• **AIM OF THE EXERCISE**:
Produce word for word the lines of the data below running from the one that has "if (2 * node" to the one that has "const int ns = nSched;", inclusive, and no others.

• **RECORDS SUPPLIED**:
template <int M>
__global__ __launch_bounds__(SSC_NT, 4) void k_ssc(SscArgs A) {
    using C = SscCfg<M>;
    constexpr bool G = M == 1;
    extern __shared__ uint32_t lds[];
    const int img = blockIdx.x % A.nimg, l = blockIdx.x / A.nimg;
    const int task = img * A.nLevels + l;
    const int* lc = A.levelCount + (size_t)img * (MAX_LEVELS + 1);
    int coff = 0;
    for (int q = 0; q < l; q++) coff += lc[q];
    const int n = lc[l];
    if (ssc_class(n, A.forceGlobal, A.classes) != M) return;
    uint32_t* sortedU = G ? A.sortedG + (size_t)img * A.candCap + coff : lds;
    uint32_t* a = G ? A.aG + (size_t)img * A.candCap + coff : lds + C::NMAX;
    uint16_t* Lp = (uint16_t*)sortedU;
    uint16_t* Rp = Lp + (G ? n : C::NMAX);
    uint32_t* seg = G ? lds : lds + 2 * C::NMAX;
    uint32_t* arena = G ? lds + 4 * C::SEGMAX : lds + C::NMAX;
    int* h2 = G ? (int*)arena : (int*)seg;
    __shared__ int hist[256], sCnt[4], sFail, sW[2 * SSC_NW + 2];
    __shared__ int cacheW[64], cacheC[64], cacheSlot[64], nCache, sched[8], nSched, sFinal, sDone, sSolo;
    __shared__ int sLow, sHigh, sPrev, sLast;
    __shared__ int pre[C::PICKW];
    const int tid = threadIdx.x, lane = tid & 63;
    const int wave = __builtin_amdgcn_readfirstlane(tid >> 6);
#ifdef VSLAM_SSC_STAMPS
    long long st_t = clock64();
    long long* st = (long long*)(A.taskCount + A.nimg * MAX_LEVELS) + (size_t)task * 8;
#define SSC_STAMP(k) do { if (tid == 0) { const long long n_ = clock64(); st[k] = n_ - st_t; st_t = n_; } } while (0)
#else
#define SSC_STAMP(k) do {} while (0)
#endif
    const uint32_t* cand = A.cand + (size_t)img * A.candCap + coff;
    uint32_t* out = A.tmp + (size_t)img * A.candCap + coff;
    int* taskCount = A.taskCount + task;
    if (lc[MAX_LEVELS] > A.candCap) { if (tid == 0) { A.flags[2 * img + 1] = 1; *taskCount = 0; } return; }
    const int numRet = A.numRet[l];
    if (n <= numRet) {
        for (int i = tid; i < n; i += SSC_NT) out[i] = cand[i];
        if (tid == 0) *taskCount = n;
        return;
    }
    if (n > C::NMAX) { if (tid == 0) { atomicOr(&A.flags[2 * img], 1); *taskCount = 0; } return; }

    for (int i = tid; i < n; i += SSC_NT) a[i] = ((uint32_t)cand_s(cand[i]) << 16) | (uint32_t)i;
    if (tid < 256) hist[tid] = 0;
    if (tid == 0) {
        sFail = 0;
        int lg = 0;
        while ((1 << (lg + 1)) <= n) lg++;
        sCnt[0] = sCnt[1] = sCnt[2] = sCnt[3] = 0;
        if (n > 16) ssc_push(seg, &sCnt[0], C::SEGMAX, 0, n, 2 * lg, &sFail);
    }
    ssc_fence<G>();
    __syncthreads();
    int cur = 0;
    for (;;) {
        const int nseg = min(sCnt[cur], C::SEGMAX - SSC_LONGMAX), nlong = min(sCnt[2 + cur], SSC_LONGMAX);
        if (nseg == 0 && nlong == 0) break;
        const uint32_t* segL = seg + cur * C::SEGMAX * 2;
        const uint32_t* segC = segL + 2 * SSC_LONGMAX;
        uint32_t* segN = seg + (cur ^ 1) * C::SEGMAX * 2;
        int* cntN = &sCnt[cur ^ 1];
        for (int s = 0; s < nlong; s++) {
            const int f = (int)(segL[2 * s] & 0xffffu), e = (int)(segL[2 * s] >> 16), depth = (int)segL[2 * s + 1];
            if (depth == 0) { if (tid == 0) ssc_heapsort<G>(a + f, e - f); continue; }
            ssc_partition_coop<G>(a, Lp, Rp, f, e, depth, sW, segN, cntN, C::SEGMAX, &sFail);
        }
        for (int s = wave; s < nseg; s += SSC_NW) {
            const uint32_t sfe = (uint32_t)__builtin_amdgcn_readfirstlane((int)segC[2 * s]);
            const int f = (int)(sfe & 0xffffu), e = (int)(sfe >> 16), depth = __builtin_amdgcn_readfirstlane((int)segC[2 * s + 1]);
            if (depth == 0) { if (lane == 0) ssc_heapsort<G>(a + f, e - f); continue; }
            if (e - f <= 64) {
                ssc_small_segment<G>(a, f, e, depth, Lp, Rp, segN, cntN, C::SEGMAX, &sFail);
                continue;
            }
            if (lane == 0) ssc_median_to_first(a, f, e);
            ssc_fence<G>();
            const uint32_t pk = a[f] >> 16;
            int nL = 0, nR = 0;
            for (int base = f + 1; base < e; base += 64) {
                const int x = base + lane;
                const bool v = x < e;
                const uint32_t kx = v ? (a[x] >> 16) : 0u;
                const bool isL = v && kx >= pk, isR = v && kx <= pk;
                const unsigned long long bl = __ballot(isL), br = __ballot(isR);
                const unsigned long long lt = (1ull << lane) - 1ull;
                if (isL) Lp[f + 1 + nL + __popcll(bl & lt)] = (uint16_t)x;
                if (isR) Rp[f + 1 + nR + __popcll(br & lt)] = (uint16_t)x;
                nL += __popcll(bl); nR += __popcll(br);
            }
            ssc_fence<G>();
            const int nPair = min(nL, nR);
            int K = 0;
            for (int base = 0; base < nPair; base += 64) {
                const int k = base + lane;
                const bool ok = k < nPair && Lp[f + 1 + k] < Rp[f + 1 + nR - 1 - k];
                const unsigned long long bo = __ballot(ok);
                K += __popcll(bo);
                if (bo != ~0ull) break;
            }
            for (int k = lane; k < K; k += 64) {
                const int xl = Lp[f + 1 + k], xr = Rp[f + 1 + nR - 1 - k];
                const uint32_t t = a[xl]; a[xl] = a[xr]; a[xr] = t;
            }
            ssc_fence<G>();
            int cut = K >= 1 ? (int)Rp[f + 1 + nR - K] : e;
            if (K < nL) cut = min(cut, (int)Lp[f + 1 + K]);
            if (lane == 0) {
                if (e - cut > 16) ssc_push(segN, cntN, C::SEGMAX, cut, e, depth - 1, &sFail);
                if (cut - f > 16) ssc_push(segN, cntN, C::SEGMAX, f, cut, depth - 1, &sFail);
            }
        }
        ssc_fence<G>();
        __syncthreads();
        if (tid == 0) { sCnt[cur] = 0; sCnt[2 + cur] = 0; }
        cur ^= 1;
        __syncthreads();
    }
    SSC_STAMP(0);
    if (sFail) { if (tid == 0) { atomicOr(&A.flags[2 * img], sFail); *taskCount = 0; } return; }
    for (int i = tid; i < SSC_NW * 256; i += SSC_NT) h2[i] = 0;
    __syncthreads();
    const int per = ((n + SSC_NW - 1) / SSC_NW + 63) & ~63;
    const int s0 = min(n, wave * per), s1 = min(n, s0 + per);
    for (int i = s0 + lane; i < s1; i += 64) atomicAdd(&h2[wave * 256 + (int)(a[i] >> 16)], 1);
    __syncthreads();
    if (tid < 256) { int t = 0; for (int w = 0; w < SSC_NW; w++) t += h2[w * 256 + tid]; hist[tid] = t; }
    __syncthreads();
    if (wave == 0) {
        int run = 0;
        for (int base = 0; base < 256; base += 64) {
            const int v = hist[base + lane];
            int incl = v;
#pragma unroll
            for (int d = 1; d < 64; d <<= 1) { const int t = __shfl_up(incl, d); if (lane >= d) incl += t; }
            hist[base + lane] = run + incl - v;
            run += __shfl(incl, 63);
        }
    }
    __syncthreads();
    if (tid < 256) { int run = hist[tid]; for (int w = 0; w < SSC_NW; w++) { const int t = h2[w * 256 + tid]; h2[w * 256 + tid] = run; run += t; } }
    __syncthreads();
    {
        int* off = h2 + wave * 256;
        for (int base = s0; base < s1; base += 64) {
            const int i = base + lane;
            const bool v = i < s1;
            const uint32_t e = v ? a[i] : 0u;
            const int key = (int)(e >> 16);
            unsigned long long same = v ? ~0ull : 0ull;
#pragma unroll
            for (int bit = 0; bit < 8; bit++) {
                const unsigned long long bb = __ballot(v && ((key >> bit) & 1));
                same &= ((key >> bit) & 1) ? bb : ~bb;
            }
            same &= __ballot(v);
            if (v) {
                const int rank = __popcll(same & ((1ull << lane) - 1ull));
                sortedU[n - 1 - (off[key] + rank)] = cand[e & 0xffffu];
            }
            ssc_lds_fence();
            if (v && (same >> lane) == 1ull) off[key] += __popcll(same);
            ssc_lds_fence();
        }
    }
    ssc_fence<G>();
    __syncthreads();
    SSC_STAMP(1);
    const uint32_t* sc = sortedU;

    if (tid == 0) {
        sLow = max(1, (int)floor(sqrt((double)n / numRet)));
        sHigh = A.high[l]; sPrev = -1; sLast = -1; nCache = 0; sDone = 0; sFinal = -1; sSolo = 0;
    }
    __syncthreads();
    const int kmin = A.kmin[l], kmax = A.kmax[l];
    const int cols = A.cols[l], rows = A.rows[l];
    uint32_t* gridG = A.gridG + A.gridOff[task];
    constexpr int SLICE = C::ARENA / SSC_NPROBE;
    uint32_t* picksG = G ? A.picksG + (size_t)task * SSC_NPROBE * SSC_PICKW_G : nullptr;
    constexpr int PICKW_L = G ? 0 : C::PICKW;
    auto picks_of = [&](int slot) -> uint32_t* {
        if (G) return picksG + (size_t)(slot < 0 ? SSC_NPROBE - 1 : slot) * SSC_PICKW_G;
        return slot < 0 ? arena + C::ARENA - PICKW_L : arena + slot * SLICE + SLICE - PICKW_L;
    };
    int lastEval = -1;
    for (int round = 0; round < 64; round++) {
        if (tid == 0) {
            nSched = 0;
            for (;;) {
                const int width = sLow + (sHigh - sLow) / 2;
                if (width == sPrev || sLow > sHigh) { sFinal = sLast; sDone = 1; break; }
                int cnt = -1;
                for (int q = 0; q < nCache; q++) if (cacheW[q] == width) cnt = cacheC[q];
                if (cnt < 0) break;
                sLast = width;
                if (cnt >= kmin && cnt <= kmax) { sFinal = width; sDone = 1; break; }
                if (cnt < kmin) sHigh = width - 1; else sLow = width + 1;
                sPrev = width;
            }
            if (!sDone) {
                int qlow[8], qhigh[8], qprev[8];
                qlow[1] = sLow; qhigh[1] = sHigh; qprev[1] = sPrev;
                for (int node = 1; node < 8; node++) {
                    const int lo = qlow[node], hi = qhigh[node], pv = qprev[node];
                    const int width = lo + (hi - lo) / 2;
                    const bool term = lo > hi || width == pv;
                    if (!term) {
                        bool dup = false;
                        for (int q = 0; q < nSched; q++) dup |= sched[q] == width;
                        for (int q = 0; q < nCache; q++) dup |= cacheW[q] == width;
                        if (!dup && nSched < SSC_NPROBE - 1) sched[nSched++] = width;
                    }
                    if (2 * node + 1 < 8) {
                        qlow[2 * node] = term ? 1 : lo; qhigh[2 * node] = term ? 0 : width - 1; qprev[2 * node] = width;
                        qlow[2 * node + 1] = term ? 1 : width + 1; qhigh[2 * node + 1] = term ? 0 : hi; qprev[2 * node + 1] = width;
                    }
                }
                if (sSolo) nSched = 1;
            }
        }
        __syncthreads();
        if (sDone) break;
        const int ns = nSched;
        const bool solo = sSolo != 0;
        if (ns > 0) lastEval = round;
        int cnt = -2;
        bool fits = true;
        uint32_t* picks = picks_of(solo ? -1 : wave);
        if (wave < ns) {
            uint32_t* grid = solo ? arena : arena + wave * SLICE;
            cnt = ssc_eval<G>(sc, n, sched[wave], cols, rows, grid, (solo ? C::ARENA : SLICE) - PICKW_L, picks, fits, kmax);
            if (solo && !fits) cnt = ssc_eval<G>(sc, n, sched[wave], cols, rows, gridG, 1 << 30, picks, fits, kmax);
        }
        __syncthreads();
        if (wave < ns && lane == 0) {
            if (fits) { const int q = atomicAdd(&nCache, 1); if (q < 64) { cacheW[q] = sched[wave]; cacheC[q] = cnt; cacheSlot[q] = (round << 4) | (solo ? 15 : wave); } else sFail = 8; }
            else if (wave == 0) { if (solo) sFail = 16; else sSolo = 1; }
        }
        __syncthreads();
        if (sFail) { if (tid == 0) { atomicOr(&A.flags[2 * img], sFail); *taskCount = 0; } return; }
        if (tid == 0 && sSolo && ns > 0) {
            bool served = false;
            for (int q = 0; q < nCache; q++) served |= cacheW[q] == sched[0];
            if (served && solo) sSolo = 0;
        }
        __syncthreads();
    }
    SSC_STAMP(2);
#ifdef VSLAM_SSC_STAMPS
    if (tid == 0) { st[4] = n; st[5] = nCache; st[6] = sFinal; }
#endif
    if (!sDone) { if (tid == 0) { atomicOr(&A.flags[2 * img], 32); *taskCount = 0; } return; }
    int total = 0;
    if (sFinal >= 0) {
        int slot = -1, evalRound = -1;
        for (int q = 0; q < nCache; q++) if (cacheW[q] == sFinal) { slot = cacheSlot[q] & 15; evalRound = cacheSlot[q] >> 4; total = cacheC[q]; }
        if (slot == 15) slot = -1;
        const uint32_t* picks = picks_of(slot);
        if (total > kmax || evalRound != lastEval) {
            __syncthreads();
            if (wave == 0) {
                uint32_t* pk = picks_of(-1);
                bool fits;
                int cnt = ssc_eval<G>(sc, n, sFinal, cols, rows, arena, C::ARENA - PICKW_L, pk, fits, -1);
                if (!fits) cnt = ssc_eval<G>(sc, n, sFinal, cols, rows, gridG, 1 << 30, pk, fits, -1);
                if (lane == 0) sCnt[0] = cnt;
            }
            __syncthreads();
            total = sCnt[0];
            picks = picks_of(-1);
        }
        const int nWords = (n + 31) >> 5;
        for (int w = tid; w < C::PICKW; w += SSC_NT) pre[w] = w < nWords ? __popc(picks[w]) : 0;
        __syncthreads();
        if (wave == 0) {
            int run = 0;
            for (int base = 0; base < nWords; base += 64) {
                const bool in = base + lane < C::PICKW;
                const int v = in ? pre[base + lane] : 0;
                int incl = v;
#pragma unroll
                for (int d = 1; d < 64; d <<= 1) { const int t = __shfl_up(incl, d); if (lane >= d) incl += t; }
                if (in) pre[base + lane] = run + incl - v;
                run += __shfl(incl, 63);
            }
        }
        __syncthreads();
        for (int wd = tid; wd < nWords; wd += SSC_NT) {
            uint32_t w = picks[wd];
            int o = pre[wd];
            while (w) { const int bit = __ffs((int)w) - 1; w &= w - 1; out[o++] = sc[32 * wd + bit]; }
        }
    }
    if (tid == 0) *taskCount = total;
    SSC_STAMP(3);
}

• **EXERCISE OUTPUT**:
                    if (2 * node + 1 < 8) {
                        qlow[2 * node] = term ? 1 : lo; qhigh[2 * node] = term ? 0 : width - 1; qprev[2 * node] = width;
                        qlow[2 * node + 1] = term ? 1 : width + 1; qhigh[2 * node + 1] = term ? 0 : hi; qprev[2 * node + 1] = width;
                    }
                }
                if (sSolo) nSched = 1;
            }
        }
        __syncthreads();
        if (sDone) break;
        const int ns = nSched;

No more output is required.